There is no standard accounting for co-insurance claims. In one case, an insurer said that several thousand Rashtriya Swasthya Bima Yojana (RSBY) claims were treated as one claim. We do our best to correct glaring errors but would appreciate it if the regulator or the General Insurance Council steps in to set this right. Claim information should be at a product level, not aggregate. Combining individual, group, RSBY, and government scheme claims into one number obfuscates the product-wise information we need.

What we will continue to include

In future editions, we will continue to stay with the benefits that are comprehensive and not restrictive. Consider OPD insurance, a much-in-demand feature. The allowed OPD benefits vary substantially across products.
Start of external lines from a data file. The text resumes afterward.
template <int MT, int NT, int XF>
__device__ inline void wgrad_reduce_body(int xblock, const float* __restrict__ slabs, int blocks_per_chunk,
                                         size_t chunk_stride, int chunk_entries, int total, int M, int N, int APP,
                                         float* __restrict__ dW, int ldw, float* __restrict__ db) {
  const int nchunks = (total + chunk_entries - 1) / chunk_entries;
  constexpr int PER = MT * NT * 1024 + MT * 32;
  const int idx = xblock * blockDim.x + threadIdx.x;
  if (idx >= PER) return;
  float s0 = 0.f, s1 = 0.f, s2 = 0.f, s3 = 0.f;
  const int gy = gridDim.y;
  for (int c = 0; c < nchunks; ++c) {
    const int active = wgrad_active_blocks(min(total - c * chunk_entries, chunk_entries), blocks_per_chunk);
    const float* base = slabs + (size_t)c * chunk_stride + idx;
    int q = blockIdx.y;
    for (; q + 3 * gy < active; q += 4 * gy) {
      s0 += base[(size_t)q * PER];
      s1 += base[(size_t)(q + gy) * PER];
      s2 += base[(size_t)(q + 2 * gy) * PER];
      s3 += base[(size_t)(q + 3 * gy) * PER];
    }
    for (; q < active; q += gy) s0 += base[(size_t)q * PER];
  }
  const float sum = (s0 + s1) + (s2 + s3);
  if (sum == 0.f) return;
  if (idx < MT * NT * 1024) {
    const int tile = idx >> 10, r = (idx >> 6) & 15, lane = idx & 63;
    const int a = tile / NT, b = tile - a * NT, m = lane & 31, h = lane >> 5;
    const int i = a * 32 + rowmap(r, 0) + 4 * h;
    const int k = (XF == 0) ? b * 32 + m : l1_column<XF>(b, m, APP);
    if (i < M && k >= 0 && k < N) atomicAdd(dW + (size_t)i * ldw + k, sum);
  } else if (db) {
    const int i = idx - MT * NT * 1024;
    if (i < M) atomicAdd(db + i, sum);
  }
}

template <class C>
struct WgradDims {
  static constexpr int NT3 = (C::IN3 + 31) / 32, NT1 = 5, NTB = (C::NC + 31) / 32;
  static constexpr size_t P3 = 1 * NT3 * 1024 + 32, P2 = (size_t)C::MT * C::MT * 1024 + C::MT * 32,
                          P1 = (size_t)C::MT * NT1 * 1024 + C::MT * 32, PB = 1 * NTB * 1024 + 32;
};

struct MlpGrad {
  float *basis, *w1, *b1, *w2, *b2, *w3, *b3;
};

template <class C>
__global__ __launch_bounds__(256) void k_wgrad_reduce4(const float* __restrict__ slabs, int blocks_per_chunk,
                                                       size_t chunk_stride, int chunk_entries,
                                                       const int* __restrict__ offset, int R, int cap, MlpGrad GM) {
  typedef WgradDims<C> W;
  constexpr int NT3 = W::NT3, NT1 = W::NT1, NTB = W::NTB;
  constexpr int XF1 = (C::KIND == JT_MLP_FEA) ? 1 : 2;
  constexpr int B3 = (int)((W::P3 + 255) / 256), B2 = (int)((W::P2 + 255) / 256), B1 = (int)((W::P1 + 255) / 256);
  const int total = min(offset[R], cap);
  const float* s3 = slabs;
  const float* s2 = s3 + W::P3 * blocks_per_chunk;
  const float* s1 = s2 + W::P2 * blocks_per_chunk;
  const float* sb = s1 + W::P1 * blocks_per_chunk;
  const int x = blockIdx.x;
  if (x < B3)
    wgrad_reduce_body<1, NT3, 0>(x, s3, blocks_per_chunk, chunk_stride, chunk_entries, total, 3, C::IN3, C::APP,
                                 GM.w3, C::IN3, GM.b3);
  else if (x < B3 + B2)
    wgrad_reduce_body<C::MT, C::MT, 0>(x - B3, s2, blocks_per_chunk, chunk_stride, chunk_entries, total, C::HID, C::HID,
                                       C::APP, GM.w2, C::HID, GM.b2);
  else if (x < B3 + B2 + B1)
    wgrad_reduce_body<C::MT, NT1, XF1>(x - B3 - B2, s1, blocks_per_chunk, chunk_stride, chunk_entries, total, C::HID,
                                       C::IN1, C::APP, GM.w1, C::IN1, GM.b1);
  else
    wgrad_reduce_body<1, NTB, 0>(x - B3 - B2 - B1, sb, blocks_per_chunk, chunk_stride, chunk_entries, total, C::APP, C::NC,
                                 C::APP, GM.basis, C::NC, (float*)nullptr);
}

}

using namespace jt;

static std::atomic<int> g_matrix_mode{-1};
static int bf16x3_mode() {
  int m = g_matrix_mode.load(std::memory_order_relaxed);
  if (m < 0) {
    const char* e = getenv("JT_BF16X3");
    m = (e ? atoi(e) : JT_BF16X3_DEFAULT) & 7;
    g_matrix_mode.store(m, std::memory_order_relaxed);
  }
  return m;
}

typedef ShadeCfg<48, 27, 64, JT_MLP_FEA> CfgBlender;
typedef ShadeCfg<20, 20, 32, JT_MLP_WEAKVIEW> CfgLlff;

static int shade_kind(const JtScene* s) {
  if (!s) return -1;
  if (s->view_pe != 2 || s->fea_pe != 2) return -1;
  if (s->n_comp_app == 48 && s->app_dim == 27 && s->mlp_hidden == 64 && s->mlp_kind == JT_MLP_FEA) return 0;
  if (s->n_comp_app == 20 && s->app_dim == 20 && s->mlp_hidden == 32 && s->mlp_kind == JT_MLP_WEAKVIEW) return 1;
  return -1;
}

static int g_chunk_log2 = 0;
static int chunk_entries() {
  if (!g_chunk_log2) {
    const char* e = getenv("JT_SHADE_CHUNK_LOG2");
    int l = e ? atoi(e) : 22;
    if (l < 16 || l > 22) l = 22;
    g_chunk_log2 = l;
  }
  return 1 << g_chunk_log2;
}
#if JT_STAMP
extern "C" int jt_debug_read_stamps(unsigned long long* out8) {
  if (hipMemcpyFromSymbol(out8, HIP_SYMBOL(g_stamps), 8 * sizeof(unsigned long long)) != hipSuccess) return JT_ERR_ARG;
  unsigned long long z[8] = {0, 0, 0, 0, 0, 0, 0, 0};
  if (hipMemcpyToSymbol(HIP_SYMBOL(g_stamps), z, sizeof(z)) != hipSuccess) return JT_ERR_ARG;
  return JT_OK;
}
#endif
static std::atomic<int> g_bwd_split{-2};
static int scatter_wgs(bool gemms_beside, bool lean = false, bool w12 = false) {
  static const int v = [] { const char* e = getenv("JT_SCATTER_WGS"); const int n = e ? atoi(e) : 0; return n > 0 ? n : 0; }();
  return v ? std::min(v, chip().cus) : chip().wgs(gemms_beside ? ((lean && !w12) ? 224 : 192) : 256);
}
static int bwd_split_mode() {
  int m = g_bwd_split.load(std::memory_order_relaxed);
  if (m < -1) {
    const char* e = getenv("JT_BWD_SPLIT");
    m = e ? atoi(e) : -1;
    if (m != 0 && m != 1 && m != 8 && m != 16) m = -1;
    g_bwd_split.store(m, std::memory_order_relaxed);
  }
  return m;
}
#if JT_TILE_STAMP
extern "C" int jt_debug_read_tile_stamps(unsigned long long* out16) {
  if (hipMemcpyFromSymbol(out16, HIP_SYMBOL(g_tstamps), 16 * sizeof(unsigned long long)) != hipSuccess) return JT_ERR_ARG;
  unsigned long long z[16] = {};
  if (hipMemcpyToSymbol(HIP_SYMBOL(g_tstamps), z, sizeof(z)) != hipSuccess) return JT_ERR_ARG;
  return JT_OK;
}
#endif
static std::atomic<int> g_lean{-1};
static int lean_mode() {
  int m = g_lean.load(std::memory_order_relaxed);
  if (m < 0) {
    const char* e = getenv("JT_LEAN_TAPE");
    m = (e ? atoi(e) : 1) ? 1 : 0;
    g_lean.store(m, std::memory_order_relaxed);
  }
  return m;
}
template <class C>
// ... 83 lines not shown
                             3 * (size_t)kTileMaxTiles * sizeof(int), 3 * (size_t)kTileMaxTiles * sizeof(int),
                             3 * (size_t)kTileMaxTiles * sizeof(int), 64 * sizeof(int)};
    for (int i = 0; i < 7; ++i) out[9 + 2 * i] = (int64_t)(uintptr_t)ptrs[i], out[10 + 2 * i] = (int64_t)sizes[i];
  }
}
extern "C" int jt_shade_workspace_layout(const JtScene* scene, int n_entries_max, int64_t* out23) {
  const int kind = shade_kind(scene);
  if (kind < 0 || !out23) return JT_ERR_UNSUPPORTED;
  if (n_entries_max < 1 || n_entries_max > kMaxEntries) return JT_ERR_ARG;
  if (kind == 0) ws_layout<CfgBlender>(n_entries_max, out23);
  else ws_layout<CfgLlff>(n_entries_max, out23);
  return JT_OK;
}

extern "C" int jt_shade_record_layout(const JtScene* scene, int32_t* out) {
  const int kind = shade_kind(scene);
  if (kind < 0 || !out) return JT_ERR_UNSUPPORTED;
  if (kind == 0) {
    out[0] = rec_rows<CfgBlender>(); out[1] = BwdCfg<CfgBlender>::R_MASK; out[2] = CfgBlender::HID;
  } else {
    out[0] = rec_rows<CfgLlff>(); out[1] = BwdCfg<CfgLlff>::R_MASK; out[2] = CfgLlff::HID;
  }
  out[3] = 32;
  return JT_OK;
}

template <class C, int REC>
static int launch_shade_fwd_t(const Dev& D, const MlpDev& M, const PeMask& pm, const float* rays_o,
                              const float* rays_d, const float* jitter, const float* zvals, const float* tmin,
                              const int32_t* offset, int R, const int32_t* eray, const int32_t* esmp,
                              const float* vdir, float* rgb_s, float* rec, int cap, hipStream_t st) {
  long tiles = ((long)cap + 31) / 32;
  if (bf16x3_mode() & 1) {
    const size_t lds16 = B16Cfg<C>::LDS_BYTES;
    (void)hipFuncSetAttribute(reinterpret_cast<const void*>(k_shade_fwd_b16<C, REC>),
                              hipFuncAttributeMaxDynamicSharedMemorySize, (int)lds16);
    constexpr int NW = JT_B16_THREADS / 64;
    int blocks16 = (int)std::min<long>((tiles + NW - 1) / NW, chip().cus);
    hipLaunchKernelGGL((k_shade_fwd_b16<C, REC>), dim3(blocks16), dim3(JT_B16_THREADS), lds16, st, D, M, pm, rays_o, rays_d, jitter,
                       zvals, tmin, offset, R, eray, esmp, vdir, rgb_s, rec, cap, rec_rows<C>());
    JT_LAUNCH_CHECK();
    return JT_OK;
  }
  const size_t lds = C::LDS_FLOATS * sizeof(float);
  (void)hipFuncSetAttribute(reinterpret_cast<const void*>(k_shade_fwd<C, REC>),
                            hipFuncAttributeMaxDynamicSharedMemorySize, (int)lds);
  int blocks = (int)std::min<long>((tiles + 3) / 4, 512);
  hipLaunchKernelGGL((k_shade_fwd<C, REC>), dim3(blocks), dim3(256), lds, st, D, M, pm, rays_o, rays_d, jitter, zvals,
                     tmin, offset, R, eray, esmp, vdir, rgb_s, rec, cap, rec_rows<C>());
  JT_LAUNCH_CHECK();
  return JT_OK;
}

template <class C>
static int launch_shade_fwd(const Dev& D, const MlpDev& M, const PeMask& pm, const float* rays_o,
                            const float* rays_d, const float* jitter, const float* zvals, const float* tmin,
                            const int32_t* offset, int R, const int32_t* eray, const int32_t* esmp,
                            const float* vdir, float* rgb_s, int cap, float* ws, size_t ws_bytes, int flags,
                            hipStream_t st) {
  if (ws) {
    if (ws_bytes < WsLayout<C>::bytes(cap)) return JT_ERR_ARG;
    if (flags & JT_SHADE_POSE_ONLY)
      return launch_shade_fwd_t<C, 2>(D, M, pm, rays_o, rays_d, jitter, zvals, tmin, offset, R, eray, esmp, vdir,
                                      rgb_s, ws, cap, st);
    if (lean_tape<C>())
      return launch_shade_fwd_t<C, 3>(D, M, pm, rays_o, rays_d, jitter, zvals, tmin, offset, R, eray, esmp, vdir,
                                      rgb_s, ws, cap, st);
    return launch_shade_fwd_t<C, 1>(D, M, pm, rays_o, rays_d, jitter, zvals, tmin, offset, R, eray, esmp, vdir,
                                    rgb_s, ws, cap, st);
  }
  return launch_shade_fwd_t<C, 0>(D, M, pm, rays_o, rays_d, jitter, zvals, tmin, offset, R, eray, esmp, vdir,
                                  rgb_s, nullptr, cap, st);
}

One senior citizen plan restricts to Rs.200 per bill, with a maximum amount of Rs.1,000; another allows only dental and accident costs; another excludes dental costs; some insurers restrict claims to be made once a year; in one instance, only post-bite vaccination is covered. Fortunately, no animals are proscribed.
Similarly, there are variations in features such as room type allowed. A single room is defined by some as the “most basic and most economical of all accommodations available as a single room in that hospital” and by others as any room with “single occupancy”. The second definition is better for you.

As we develop the criteria for these ratings, our emphasis is on setting a minimum bar for inclusion. We’ve done that this time for the no-claim bonus, where a minimum 15% annual sum assured increase is required to qualify.
Finally, there are two additional criteria that we will introduce when the information becomes publicly available. The first is the issuance rates of a product, measured by the number of insurances issued on standard terms to applications received. Low issuance rates are an issue, particularly at older ages. The second is the speed with which the insurer and hospital turn around a cashless claim payment. It is frustrating for a patient to remain in the hospital for hours after she is medically fit to go. The delays are often at the hospital itself because all the documentation is not available but TPAs and insurers can be slow too, particularly on weekends.

Ratings have an important role in the health ecosystem. They keep us away from the world that Bob Mankoff, cartoon editor of the New Yorker, once described in a cartoon: A doctor reading through an insurance contract informs the glum patient, “Uh-oh, your coverage doesn’t seem to include illness.”